With Richard Jenrette — Lufkin’s Harvard Business School classmate, then working at Brown Brothers Harriman — they opened Donaldson Lufkin & Jenrette in 1959 to offer a new kind of research to the emerging industry of mutual funds and institutional investors.

“We were interested in doing what we called scuttlebutt research, like talking with the marketing vice president,” Donaldson said in the interview with Harvard Business School. “We were out calling on competitors and suppliers and really understanding the economics of the marketplace so that we could make a judgment on where the company fit in.”

They took the company public in 1970 after persuading the NYSE to rescind a rule barring public ownership of member firms.

Advised Rockefeller

Donaldson stepped down as DLJ chairman in 1973 to join the Nixon administration as undersecretary of international security affairs, working with Secretary of State Henry Kissinger. He lasted just seven months in the post and became an adviser to Vice President Nelson Rockefeller.

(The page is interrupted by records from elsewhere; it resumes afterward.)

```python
def _run_trunk(a, blocks):
    z = None
    for i, blk in enumerate(blocks):
        if _is_inloop(blk):
            a = _run_block_inloop(a, blk)
            continue
        nxt = blocks[i + 1] if i + 1 < len(blocks) else None
        y = z if z is not None else ops.conv_bn_act(a, blk['c1'][0], blk['c1'][1], 1, 0, True)
        if nxt is not None:
            ds = None if blk['ds'] is None else (blk['ds'][0], blk['ds_stride'])
            if ops.bottleneck_block_supported(y, blk['c2'][0], blk['stride'], blk['c3'][0], nxt['c1'][0], ds) and (
                    ds is None or a.shape[3] == 64):
                if ds is None:
                    a, z = ops.bottleneck_block(y, blk['c2'][0], blk['c2'][1], blk['c3'][0], blk['c3'][1], a,
                                                nxt['c1'][0], nxt['c1'][1])
                else:
                    a, z = ops.bottleneck_block(y, blk['c2'][0], blk['c2'][1], blk['c3'][0], blk['c3'][1], None,
                                                nxt['c1'][0], nxt['c1'][1], shortcut=(a, blk['ds'][0], blk['ds'][1]))
                continue
        y = _conv2(y, blk)
        fusable = nxt is not None and ops.bottleneck_tail_supported(y, blk['c3'][0], nxt['c1'][0])
        if fusable and blk['ds'] is not None and ops.bottleneck_tail_supported(
                y, blk['c3'][0], nxt['c1'][0], (blk['ds'][0], blk['ds_stride'])) and a.shape[3] == 64:
            a, z = ops.bottleneck_tail(y, blk['c3'][0], blk['c3'][1], None, nxt['c1'][0], nxt['c1'][1],
                                       shortcut=(a, blk['ds'][0], blk['ds'][1]))
            continue
        if ('dualps' in blk and a.is_contiguous() and y.is_contiguous() and a.dtype == y.dtype and a.shape[0] == y.shape[0]
                and tuple(y.shape[1:3]) == tuple((d - 1) // blk['stride'] + 1 for d in a.shape[1:3])):
            a = ops.conv1x1_packed_dual_strided(a, y, blk['dualps'], blk['dualps_bias'], blk['c3'][0].shape[0], blk['stride'], True)
            z = None
# ... 202 lines not shown
```

include/agrl_hip.h:

```cpp
#ifndef AGRL_HIP_H
#define AGRL_HIP_H

#include <stddef.h>
#include <stdint.h>

#ifdef __cplusplus
extern "C" {
#endif

#define AGRL_F32 0
#define AGRL_LP16 1
#define AGRL_BF16 AGRL_LP16
#define AGRL_F32X3 2
#define AGRL_F32H3 3
#define AGRL_F32H3P 4

#define AGRL_METRIC_EUCLIDEAN 0
#define AGRL_METRIC_COSINE 1

typedef void* agrl_stream_t;

int agrl_version(void);
const char* agrl_last_error(void);

// ... 24 lines not shown
int agrl_frames_normalize_u8(const unsigned char* x, const float* table, int layout, float* out, int N, int H, int W,
                             agrl_stream_t stream);

int agrl_conv2d_bn_act(const void* x, const void* w, const float* bias, const void* residual,
                       void* out, int N, int H, int W, int Cin, int Cout, int R, int S, int stride,
                       int pad, int relu, int dtype, agrl_stream_t stream);

int agrl_conv2d_bn_act_split16(const void* x, const void* w_scaled, const float* bias, const void* residual, void* out, int N,
                               int H, int W, int Cin, int Cout, int R, int S, int stride, int pad, int relu, float w_unscale,
                               int x_presplit, int out_presplit, agrl_stream_t stream);

int agrl_split16_weights_inloop(const float* w_scaled, void* out, long long rows, int K, agrl_stream_t stream);

int agrl_conv1x1_dual_split16(const void* x, const void* x2, const void* w_scaled, const float* bias, void* out, int N, int H, int W,
                              int stride, int K1, int K2, int Cout, int relu, float w_unscale, int x2_presplit, int out_planes,
                              agrl_stream_t stream);

int agrl_split16_planes(const float* x, void* out, long long rows, int C, int nplanes, agrl_stream_t stream);
int agrl_split16_weight_planes(const float* x, void* out, long long rows, int C, float scale, agrl_stream_t stream);
int agrl_conv1x1_split16(const void* x, const void* packed, const float* bias, const void* residual, void* out, int M, int K3,
                         int Cout, int relu, float w_unscale, int layout, agrl_stream_t stream);
int agrl_conv1x1_split16_dual(const void* x, const void* x2, const void* packed, const float* bias, void* out, int M, int K1_3,
                              int K2_3, int Cout, int relu, float w_unscale, int layout, agrl_stream_t stream);
int agrl_conv1x1_split16_pool(const void* x, const void* packed, const float* bias, const void* residual, float* pool_out, int N,
                              int H, int W, int K3, int Cout, int relu, const int* splits, int n_splits, int mean, float w_unscale,
                              int layout, agrl_stream_t stream);
int agrl_conv3x3_packed_split16(const void* x, const void* packed, const float* bias, void* out, int N, int H, int W, int Cin3,
                                int Cout, int relu, float w_unscale, agrl_stream_t stream);

int agrl_conv1x1_dual_bn_act(const void* x1, const void* x2, const void* w, const float* bias, void* out, int M,
                             int K1, int K2, int Cout, int relu, agrl_stream_t stream);

int agrl_conv1x1_bn_act_pool(const void* x, const void* w, const float* bias, const void* residual,
                             void* out, float* pool_out, void* pool_out_lp, int N, int H, int W,
                             int Cin, int Cout, int relu, const int* splits, int n_splits, int mean,
                             agrl_stream_t stream);

int agrl_bottleneck_tail(const void* y2, const void* w3, const float* b3, const void* residual,
                         const void* x_short, const void* w_short, const float* b_short, void* out,
                         const void* w1_next, const float* b1_next, void* z, int M, int Cmid, int Cout,
                         int Cnext, int Cshort, agrl_stream_t stream);

long long agrl_bottleneck_seam_packed_bytes(int Cmid, int Cout, int Cnext);
int agrl_bottleneck_seam_pack(const void* w3, const void* w1_next, void* packed, int Cmid, int Cout, int Cnext,
                              agrl_stream_t stream);
int agrl_bottleneck_seam(const void* y2, const void* packed, const float* b3, const void* residual, void* out,
                         const float* b1_next, void* z, int M, int Cmid, int Cout, int Cnext, agrl_stream_t stream);

long long agrl_conv3x3_packed_bytes(int Cin, int Cout);
int agrl_conv3x3_pack(const void* w_ohwi, void* packed, int Cin, int Cout, agrl_stream_t stream);
int agrl_conv3x3_packed_bn_act(const void* x, const void* packed, const float* bias, void* out, int N, int H, int W, int Cin,
                               int Cout, int relu, agrl_stream_t stream);

long long agrl_conv1x1_packed_bytes(int K, int Cout);
int agrl_conv1x1_pack(const void* w, void* packed, int K, int Cout, agrl_stream_t stream);
int agrl_conv1x1_packed_bn_act(const void* x, const void* x2, const void* packed, const float* bias, void* out, int M, int K1,
                               int K2, int Cout, int relu, agrl_stream_t stream);

int agrl_conv1x1_packed_res_bn_act(const void* x, const void* packed, const float* bias, const void* residual, void* out, int M,
                                   int K, int Cout, int relu, agrl_stream_t stream);
int agrl_conv1x1_packed_res_pool(const void* x, const void* packed, const float* bias, const void* residual, float* pool_out,
                                 void* pool_out_lp, int N, int H, int W, int K, int Cout, int relu, const int* splits,
                                 int n_splits, int mean, agrl_stream_t stream);
int agrl_conv1x1_packed_dual_duo(const void* x, const void* x2, const void* packed, const float* bias, void* out, int M, int K1,
                                 int K2, int Cout, int relu, agrl_stream_t stream);
int agrl_conv1x1_packed_dual_strided(const void* x, const void* x2, const void* packed, const float* bias, void* out, int N, int Hi,
                                     int Wi, int stride, int K1, int K2, int Cout, int relu, agrl_stream_t stream);

int agrl_bottleneck_block(const void* z, const void* w2, const float* b2, const void* w3, const float* b3,
                          const void* residual, const void* x_short, const void* w_short, const float* b_short,
                          void* out, const void* w1_next, const float* b1_next, void* z_next, int F, int H, int W,
                          int Cmid, int Cout, int Cnext, agrl_stream_t stream);

int agrl_linear_nobias(const void* x, const void* w, float* y, int M, int K, int Nout,
                       int in_dtype, agrl_stream_t stream);


int agrl_pose_adjacency(const float* poses, const unsigned char* detected, float* adj, int B, int S,
                        int num_split, int pyramid_part, float height, float threshold, agrl_stream_t stream);
int agrl_pose_adjacency_bits(const float* poses, const unsigned char* detected, uint32_t* adj_bits, int B, int S, int num_split,
                             int pyramid_part, float height, float threshold, agrl_stream_t stream);
int agrl_adjacency_pack(const float* adj, uint32_t* adj_bits, int B, int V, agrl_stream_t stream);


int agrl_part_pool(const void* x4_1, const void* x4_2, float* gsum, float* nodes, void* nodes_lp,
                   int F, int h, int w, int C, const int* splits, int n_splits, int dtype,
                   agrl_stream_t stream);


int agrl_graph_gram(const float* f, float* gram_part, int B, int V, int C, int cslice,
                    agrl_stream_t stream);

int agrl_graph_finalize(const float* gram_part, int nz, const float* adj, float* G, int B, int V,
                        int use_pose, int learn_graph, int mask_diag, agrl_stream_t stream);
int agrl_graph_finalize_bits(const float* gram_part, int nz, const uint32_t* adj_bits, float* G, int B, int V, int use_pose,
                             int learn_graph, int mask_diag, agrl_stream_t stream);

int agrl_graph_apply(const float* G, const float* f, void* out, int out_dtype, int B, int V, int C, agrl_stream_t stream);
int agrl_graph_tracklet_operand(const float* f, const void* adj, int adj_packed, float* G_out, void* out, int out_dtype, int B,
                                int V, int C, int use_pose, int learn_graph, int mask_diag, agrl_stream_t stream);
int agrl_graph_linear_mix(const void* p_op, const void* w, const float* f, const float* bn_scale, const float* bn_shift,
                          float keep, float gamma, float slope, float* out, int M, int K, int Nout, int in_dtype,
                          agrl_stream_t stream);

int agrl_graph_propagate(const float* f, const float* h, const float* G, const float* bn_scale,
                         const float* bn_shift, float keep, float gamma, float slope, float* out, void* out_lp,
// ... 138 lines not shown
```

Baseline: 72130 frames/s.

## Add packed, pipelined stride-2 3x3 conv kernel for bottleneck downsampling blocks

```diff
diff --git a/agrl.pytorch_amd/csrc/conv3x3_s2.hip b/agrl.pytorch_amd/csrc/conv3x3_s2.hip
--- /dev/null
+++ b/agrl.pytorch_amd/csrc/conv3x3_s2.hip
@@ -0,0 +1,244 @@
+#include "fat_dev.h"
+
+namespace {
+
+struct S2Params {
+    const unsigned char* x;
+    const unsigned char* wpk;
+    const float* bias;
+    unsigned char* out;
+    int H, W, OH, OW, Cin, Cout, relu;
+};
+
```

He returned to Yale to become the first dean at its School of Management, which he led from 1975 until 1980. “His view of what management professionals should be has left a permanent mark on SOM, Yale and the world,” Yale President Peter Salovey said the statement announcing Donaldson’s death.

For the next decade, Donaldson ran a private investment firm, Donaldson Enterprises Inc.

In 1991, he became chairman and chief executive officer of the New York Stock Exchange. In his first months, Donaldson drew notice for calling out the finance industry for too much risk-taking and not enough social responsibility. 

Bloomberg News reported in 1994 that he was losing support from the board of directors for a second term because they believed he “hasn’t done enough to promote the companies that list their stocks on the exchange.”

Donaldson left the post in 1995 and became a senior adviser to his old firm, DLJ. Credit Suisse Group AG bought DLJ in 2000 for $13.4 billion.

Aetna CEO

In 2000, Donaldson’s fellow members on the board of Aetna Inc., the US health insurer, named him as chairman and CEO following the resignation of Richard L. Huber. During Donaldson’s 13 months in charge, Aetna sold its financial-services and international units to ING Groep for $7.7 billion to focus on health care.

Just as turmoil at Aetna created that opportunity, trouble at the SEC opened the door for Donaldson’s career capstone.

In November 2002, Harvey Pitt announced he would resign as SEC chairman after drawing criticism for his ties to the accounting industry. President George W. Bush named Donaldson to succeed Pitt.

Donaldson’s first wife, the former Evan Burger, was president of the board of Spence-Chapin Services to Families and Children, a nonprofit adoption service in New York. She died in 1994. They had two children, Kimberly and Matthew.

In 1995, Donaldson married the former Jane Phillips, a founding partner of executive search firm Phillips Oppenheim Group and former executive director of admissions and placement at Yale’s management school. They had a son, Adam.

(Updates with SEC commissioners’ comment in sixth paragraph. A previous version of this story corrected the son’s name.)